== Segment start ==

enum : int { PTP_COL_B0 = 12, PTP_COL_W4 = 16, PTP_COL_B4 = 19 };
struct ColBwdPPtrs {
    const u32x4 *rev0, *rev1, *rev2, *rev3;
    const u32x4* revaux;
    const float* w4;
    const unsigned* wabs;
};
static inline ColBwdPPtrs make_colbwdp_ptrs(const float* packed) {
    ColBwdPPtrs C;
    auto rv = [&](int l) { return reinterpret_cast<const u32x4*>(packed + PACKH.col_rev_main[l]); };
    C.rev0 = rv(0); C.rev1 = rv(1); C.rev2 = rv(2); C.rev3 = rv(3);
    C.revaux = reinterpret_cast<const u32x4*>(packed + PACKH.col_rev_aux0);
    C.w4 = packed + PACK.col_w4;
    C.wabs = reinterpret_cast<const unsigned*>(packed + PACKH.wabs) + N_SDF;
    return C;
}
template <bool LAST>
struct ColBwdEpi : PEpi<ColBwdEpi<LAST>, 4, 3, !LAST> {
    static constexpr int RING = 5;
    f32x16 (&acc)[MT][2];
    HScratchP& hs;
    float* lmax;
    unsigned* tslot;
    float* csum;
    const int wave, lane, tid;
    const float inv;
    const rsrc_t hr, st;
    const int loff;
    const bool store;
    float cs0 = 0.f, cs1 = 0.f;
    f32x4 hq[RING];
    __device__ __forceinline__ ColBwdEpi(f32x16 (&acc_)[MT][2], _Float16* img_, HScratchP& hs_, float* lmax_, unsigned* tslot_, float* csum_,
                                         int wave_, int lane_, int tid_, float inv_, rsrc_t hr_, rsrc_t st_, int loff_, bool store_)
        : acc(acc_), hs(hs_), lmax(lmax_), tslot(tslot_), csum(csum_), wave(wave_), lane(lane_), tid(tid_), inv(inv_), hr(hr_),
          st(st_), loff(loff_), store(store_) {
        if constexpr (!LAST) {
            this->handoff_init(img_, wave_, lane_);
            DH_UNROLL for (int g = 0; g < RING; ++g) hq[g] = tile_ld(hr, loff, g);
        }
    }
    template <int G, int SUB>
    __device__ __forceinline__ void elem() {
        constexpr int m = G / 8, t = (G / 4) % 2, r4 = G % 4;
        if constexpr (SUB == 0 || SUB == 1) {
            constexpr int i = 2 * SUB, r = 4 * r4 + i;
            if constexpr (LAST) {
                acc[m][t][r] *= inv;
                acc[m][t][r + 1] *= inv;
            } else {
                const f32x4& h = hq[G % RING];
                acc[m][t][r] = h[i] > 0.f ? acc[m][t][r] * inv : 0.f;
                acc[m][t][r + 1] = h[i + 1] > 0.f ? acc[m][t][r + 1] * inv : 0.f;
            }
        } else if constexpr (SUB == 2) {
            f32x4 v;
            v[0] = acc[m][t][4 * r4 + 0]; v[1] = acc[m][t][4 * r4 + 1]; v[2] = acc[m][t][4 * r4 + 2]; v[3] = acc[m][t][4 * r4 + 3];
            tile_st(st, loff, G, v);
            if constexpr (!LAST && G + RING < 16) hq[G % RING] = tile_ld(hr, loff, G + RING);
            if constexpr (!LAST) {
                float& cs = t ? cs1 : cs0;
                cs += acc[m][t][4 * r4 + 0]; cs += acc[m][t][4 * r4 + 1]; cs += acc[m][t][4 * r4 + 2]; cs += acc[m][t][4 * r4 + 3];
            }
        } else {
            this->m0 = fmaxf(this->m0, fmaxf(fabsf(acc[m][t][4 * r4 + 0]), fabsf(acc[m][t][4 * r4 + 1])));
            this->m1 = fmaxf(this->m1, fmaxf(fabsf(acc[m][t][4 * r4 + 2]), fabsf(acc[m][t][4 * r4 + 3])));
        }
    }
    __device__ __forceinline__ void publish(float wm) {
        if constexpr (LAST) {
            tile_max_publish(hs.sred2, wave, lane, wm);
        } else {
            cs0 += __shfl_xor(cs0, 32); cs1 += __shfl_xor(cs1, 32);
            if (lane < 32 && store) { csum[64 * wave + lane] = cs0; csum[64 * wave + 32 + lane] = cs1; }
            tile_max_publish(hs.sred, wave, lane, wm);
        }
    }
    __device__ __forceinline__ float read_tile_max() { return tile_max_read(hs.sred); }
    __device__ __forceinline__ void on_tile_max(float m) {
        if (tid == 0) {
            *lmax = fmaxf(*lmax, m);
            if (store) *tslot = __builtin_bit_cast(unsigned, m);
        }
    }
};
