_X1_LABELS = {70: 'conv_halo_k32_x1_kernel<128>', 71: 'conv_halo_k32_x1_kernel<64>'}
_X1_KIND = (_X1_LABELS, 'ssg_conv2d_bf16x1_kernel_id', _CONV_SHAPE)
_X1_TAPS = _taps_fwd(3, 3, 1)
_PRECISIONS = ('fp32', 'bf16x1', 'bf16x2')
_X2_LABELS = {90: 'conv_halo_k32_x2_kernel<128>', 91: 'conv_halo_k32_x2_kernel<64>'}
_X2_KIND = (_X2_LABELS, 'ssg_conv2d_bf16x2_kernel_id', _CONV_SHAPE)
_WGRAD_X2_LABELS = {92: 'wgrad_k32_x2_kernel'}
# ... 431 lines not shown
        else:
            ws = _ws(call('ssg_bn_workspace_bytes', p, c), dev)
            call('ssg_bn_stats_finalize_f32', ptr(x), p, c, _ld(x), C.byref(fin), ptr(ws), stream_ptr())
        sums = None
    else:
        sums = torch.empty(2 * c + 1, dtype=torch.float64, device=dev)
        if have_part:
            rows = part.numel() // (2 * c)
            ws = _ws(call('ssg_bn_stats_from_partials_workspace_bytes', rows, c), dev)
            call('ssg_bn_stats_from_partials_f32', ptr(part), rows, c, ptr(sums), float(p) if synced else 0.0, ptr(ws), stream_ptr())
        else:
            ws = _ws(call('ssg_bn_workspace_bytes', p, c), dev)
            call('ssg_bn_stats_f32', ptr(x), p, c, _ld(x), ptr(sums), int(synced), ptr(ws), stream_ptr())
        if synced:
            _timed_all_reduce('sync_bn_fwd', sums, group)
        call('ssg_bn_finalize_f32', ptr(sums), 0.0 if synced else float(p), c, ptr(weight), ptr(bias), eps, momentum, var_mode,
             ptr(running_mean), ptr(running_var), ptr(stats[0]), ptr(stats[1]), ptr(stats[2]), ptr(stats[3]), stream_ptr())
    if running_mean is not None or running_var is not None:
        _STATS_EPOCH[0] += 1
    y = _bn_apply(x, stats, res, act, slope) if apply else None
    return y, stats, (sums[2 * c:] if synced else None)


def _bn_bwd_impl(x, y, dy, weight, stats, act, slope, group, count, want_dres, want_dx=True, had_res=True):
    n, c, h, w = x.shape
    with _hbm('bn_bwd', 4.0 * n * h * w * c * (3 + (1 if want_dx else 0) + (1 if want_dres else 0))):
        return _bn_bwd_body(x, y, dy, weight, stats, act, slope, group, count, want_dres, want_dx, had_res)


def _bn_bwd_body(x, y, dy, weight, stats, act, slope, group, count, want_dres, want_dx=True, had_res=True):
    n, c, h, w = x.shape
    p = n * h * w
    dev = x.device
    if act == ACT_NONE or not had_res:
        y = None
    synced = count is not None
    ws = _ws(call('ssg_bn_workspace_bytes', p, c), dev)
    sums = torch.empty(2 * c + 1, dtype=torch.float64, device=dev)
    call('ssg_bn_bwd_reduce_f32', ptr(x), ptr(y), ptr(dy), p, c, _ld(x), _ld(y) if y is not None else 0, _ld(dy),
         ptr(stats[0]), ptr(stats[1]), ptr(stats[2]), ptr(stats[3]), act, slope, ptr(sums), int(synced), ptr(ws), stream_ptr())
    local = sums.clone() if synced else sums
    if synced:
        _timed_all_reduce('sync_bn_bwd', sums, group)
    dwb = torch.empty((2, c), dtype=torch.float32, device=dev)
    dx = new_nhwc(n, c, h, w, dev) if want_dx else None
    dres = new_nhwc(n, c, h, w, dev) if want_dres else None
    call('ssg_bn_bwd_apply_f32', ptr(x), ptr(y), ptr(dy), p, c, _ld(x), _ld(y) if y is not None else 0, _ld(dy),
         ptr(stats[0]), ptr(stats[1]), ptr(weight), ptr(stats[2]), ptr(stats[3]), ptr(sums), 0.0 if synced else float(p), act, slope,
         ptr(dx), _ld(dx) if dx is not None else 0, ptr(dres), _ld(dres) if dres is not None else 0,
         ptr(dwb[0]), ptr(dwb[1]), stream_ptr())
    if synced:
        dwb = torch.stack([local[c:2 * c], local[:c]]).float()
    return dx, dres, dwb[0], dwb[1]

== Segment end ==

▸ The task: Search the material above for lines containing the string "fmaxf", then pull them out.

▸ Response area:
            this->m0 = fmaxf(this->m0, fmaxf(fabsf(acc[m][t][4 * r4 + 0]), fabsf(acc[m][t][4 * r4 + 1])));
            this->m1 = fmaxf(this->m1, fmaxf(fabsf(acc[m][t][4 * r4 + 2]), fabsf(acc[m][t][4 * r4 + 3])));
            *lmax = fmaxf(*lmax, m);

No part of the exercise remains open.